In several studies, we’ve discovered the brain is systematically organized in a hierarchy that’s strikingly similar to AI language models (here, here, and here). For example, linguists have long predicted that language processing is characterized by a sequence of sensory and lexical computations, before words can be combined into meaningful sentences. Our comparison between deep language models and the brain precisely validates this sequence of computations. When reading a word, the brain first produces representations that are similar to deep convolutional networks trained to recognize characters in the early visual cortices. These brain activations are then transformed along the visual hierarchy into lexical representations akin to word embeddings. Finally, a distributed cortical network generates neural representations that correlates with the middle and final layers of deep language models. Deep learning tools have made it possible to clarify the hierarchy of the brain in ways that wasn’t possible before.
A systematic comparison between dozens of deep language models shows that the better they predict words from context, the more their representations correlate with the brain. We found this after analyzing brain activations of here, 200 volunteers in a simple reading task. A similar discovery was independently made by a team at MIT a week apart from ours, further validating this exciting direction. These similar studies provide reassurance that the AI community is on the right path with using SSL toward human-level AI.

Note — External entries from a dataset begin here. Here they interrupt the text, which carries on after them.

void DenoiserState::build_encoder_resnet() {
  const std::string R = "encoder.resnet18.";
  const int pr = efmt;
  const void* zero_row = dalloc(256);
  const size_t gout_per_sample = 9216;
  float* gout = (float*)dalloc((size_t)Bmax * gout_per_sample * 4);
  auto ebuf = [&](const std::string& name, int HW, int C) { return make_act(name, HW, C, false, efmt, HW == 1 ? Brows() : Bmax); };
  auto conv2d = [&](const std::string& wname, const Act& in, int H, int Cout, int k, int stride, int pad, int OH) {
    const HostParam& w = P_(wname + ".weight");
    const float* wd = w.data;
    const int Cw = (int)w.dims[1], Cin = in.C;
    const TapList tl = live_taps(k, stride, pad, H, OH);
    if (Cin % 64 != 0 || tl.n > 12)
      throw std::runtime_error("encoder conv " + wname + " (" + std::to_string(Cin) + " input channels, " + std::to_string(tl.n) +
                               " live taps) fits no implicit-GEMM tile: channels in multiples of 64, at most 12 taps");
    const int K = tl.n * Cin;
    if ((size_t)OH * OH * Cout > gout_per_sample) throw std::runtime_error("encoder scratch region too small for " + wname);
    const Packed wp = pack(wname, efmt, Cout, 1, K, [=](int n, int, int kk) {
      const int c = kk % Cin, t = kk / Cin, kw = tl.kw[t], kh = tl.kh[t];
      return wd[(((size_t)n * Cw + c) * k + kh) * k + kw];
    });
    ConvGemmParams p = gemm_params(in, matrix(gout, Cout), wp, tl.n, Cin, Cout, 1, 0, 1, 0, 0, nullptr, nullptr);
    p.out_f32 = 1;
    p.c2d = 1; p.c2_H = H; p.c2_W = H; p.c2_OW = OH; p.c2_OHW = OH * OH; p.c2_stride = stride; p.c2_pad = pad;
    for (int t = 0; t < tl.n; ++t) { p.c2_kh[t] = tl.kh[t]; p.c2_kw[t] = tl.kw[t]; }
    p.zero = zero_row;
    const int nk_total = tl.n * (Cin / 64);
    const bool small = conv2d_small_eligible(pr);
    const int tiles = small ? ((1024 * OH * OH + 63) / 64) * (Cout / 64) : ((1024 * OH * OH + 255) / 256) * ((Cout + 255) / 256);
    int sk = std::max(1, std::min(std::min(8, nk_total / 2), (small ? 768 : 256) / tiles));
    while (sk > 1 && (size_t)sk * OH * OH * Cout > gout_per_sample) --sk;
    if (sk > 1) {
      const int per = (nk_total + sk - 1) / sk;
      sk = (nk_total + per - 1) / per;
    }
    p.splitk = sk;
    enc_ops.push_back([this, p, pr, OHW = OH * OH](int B, int, hipStream_t s) mutable {
      const int M = B * OHW;
      p.M = M; p.L = M; p.in_Lp = M; p.out_Lp = M;
      p.slab_stride = (long long)M * p.N;
      run_gemm(p, pr, s);
    });
    return sk;
  };
  auto gn = [&](const std::string& gname, int splitk, const Act& out, const Act* res, bool relu) {
    float* ga = vec(gname + ".weight");
    float* be = vec(gname + ".bias");
    const void* rp = res ? res->p : nullptr;
    const int HW = out.L, C = out.C;
    const long long rpl = res ? res->plane : 0;
    {
      const int pp = (C >= 64 && C <= 1024 && (C & (C - 1)) == 0) ? 256 / (C >> 2) : 0;
      if (pp == 0 || (HW + pp - 1) / pp > 7)
        throw std::runtime_error("encoder GroupNorm: unsupported map (" + std::to_string(HW) + " pixels x " + std::to_string(C) + " channels)");
    }
    int* gsat = sat_slot(gname, efmt);
    enc_ops.push_back([=, this](int B, int, hipStream_t s) {
      prof.note_other();
      launch_gn2d(gout, splitk, (long long)B * HW * C, ga, be, rp, relu ? 1 : 0, out.p, B, HW, C, 1e-5f, pr, rpl, out.plane, s, gsat);
    });
  };
  const int H0 = lm;
  auto osz = [](int h, int k, int s, int p) { return (h + 2 * p - k) / s + 1; };
  const int H2 = osz(osz(H0, 7, 2, 3), 3, 2, 1);
  Act pool = ebuf("enc.pool", H2 * H2, 64);
  {
    const HostParam& w = P_(R + "conv1.weight");
    const int Cw = (int)w.dims[1];
    std::vector<float> wf(64 * 49);
    for (int n = 0; n < 64; ++n)
      for (int t = 0; t < 49; ++t) {
        float sacc = 0.f;
        for (int cc = 0; cc < Cw; ++cc) sacc += w.data[((size_t)n * Cw + cc) * 49 + t];
        wf[t * 64 + n] = sacc;
      }
    float* wdev = upload_f32(R + "conv1.weight#folded", wf.data(), 64 * 49);
    float* ga = vec(R + "bn1.weight");
    float* be = vec(R + "bn1.bias");
    int* ssat = sat_slot(R + "conv1", efmt);
    enc_ops.push_back([=, this](int B, int, hipStream_t s) {
      prof.note_other();
      launch_encoder_stem(lm_ptr, H0, wdev, ga, be, pool.p, B, 1e-5f, pr, pool.plane, s, ssat);
    });
  }
  Act cur = pool;
  int Hc = H2;
  const int chans[4] = {64, 128, 256, 512};
  for (int li = 0; li < 4; ++li) {
    for (int bi = 0; bi < 2; ++bi) {
      const std::string pre = R + "layer" + std::to_string(li + 1) + "." + std::to_string(bi);
      const int Cout = chans[li];
      const int stride = (bi == 0 && li > 0) ? 2 : 1;
      const int Ho = osz(Hc, 3, stride, 1);
      const std::string tag = "enc.l" + std::to_string(li + 1) + "." + std::to_string(bi);
      Act t1 = ebuf(tag + ".t", Ho * Ho, Cout);
      gn(pre + ".bn1", conv2d(pre + ".conv1", cur, Hc, Cout, 3, stride, 1, Ho), t1, nullptr, true);
      Act idt = cur;
      if (has(pre + ".downsample.0.weight")) {
        Act ds = ebuf(tag + ".ds", Ho * Ho, Cout);
        gn(pre + ".downsample.1", conv2d(pre + ".downsample.0", cur, Hc, Cout, 1, stride, 0, Ho), ds, nullptr, false);
        idt = ds;
      }
      Act o = ebuf(tag + ".out", Ho * Ho, Cout);
      gn(pre + ".bn2", conv2d(pre + ".conv2", t1, Ho, Cout, 3, 1, 1, Ho), o, &idt, true);
      cur = o;
      Hc = Ho;
    }
  }
  Act pooled = ebuf("enc.avg", 1, cur.C);
  enc_ops.push_back([=, this](int B, int, hipStream_t s) {
    prof.note_other();
    launch_avgpool2d(cur.p, pooled.p, B, cur.L, cur.C, pr, cur.plane, pooled.plane, s);
  });
  {
    const HostParam& w = P_(R + "fc.weight");
    const float* wd = w.data;
    const int Kf = (int)w.dims[1], Nf = (int)w.dims[0];
    const Packed wp = pack(R + "fc", efmt, Nf, 1, Kf, [=](int n, int, int ci) { return wd[(size_t)n * Kf + ci]; });
    const bool esplit = fmt_split(efmt);
    float* bd;
    if (esplit) {
      std::vector<float> bpad(E_ld, 0.0f);
      std::memcpy(bpad.data(), P_(R + "fc.bias").data, (size_t)Nf * 4);
      bd = upload_f32(R + "fc.bias#padded", bpad.data(), E_ld);
    } else {
      bd = vec(R + "fc.bias");
    }
    ConvGemmParams p = gemm_params(matrix(pooled.p, Kf, pooled.plane), matrix(map_emb, E_ld), wp, 1, Kf, esplit ? E_ld : Nf, 1, 0, 1, 0,
                                   0, bd, nullptr);
    p.out_f32 = 1;
    enc_ops.push_back([this, p, pr, esplit](int B, int, hipStream_t s) { run_rows(p, B, esplit, pr, s); });
  }
}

But finding similarities isn’t enough to grasp the principles of language understanding. The computational differences between biological and artificial neural networks are key to improving existing models and building new more intelligent language models. Recently, we revealed evidence of long-range predictions in the brain, which is an ability that still challenges today’s language models. For instance, consider the phrase “Once upon a …” Most language models today would typically predict the next word, “time,” but their ability to anticipate complex ideas, plots, and narratives like people do is still limited.
To explore this issue, together with INRIA, we compared a variety of language models to the brain responses of 345 volunteers, who listened to complex narratives while being recorded with fMRI. We enhance those models with long-range predictions to track forecasts in the brain.
Our results show that specific brain regions, such as the prefrontal and parietal cortices, are best accounted for by language models enhanced with deep representations of far-off words in the future. These results shed light on the computational organization of the human brain and its inherently predictive nature and pave the way toward iimproving current AI models.
Overall, these studies support an exciting possibility — there are, in fact, quantifiable similarities between brains and AI models. And these similarities can help generate new insights about how the brain functions. This opens new avenues, where neuroscience will guide the development of more intelligent AI, and where, in turn, AI will help uncover the wonders of the brain.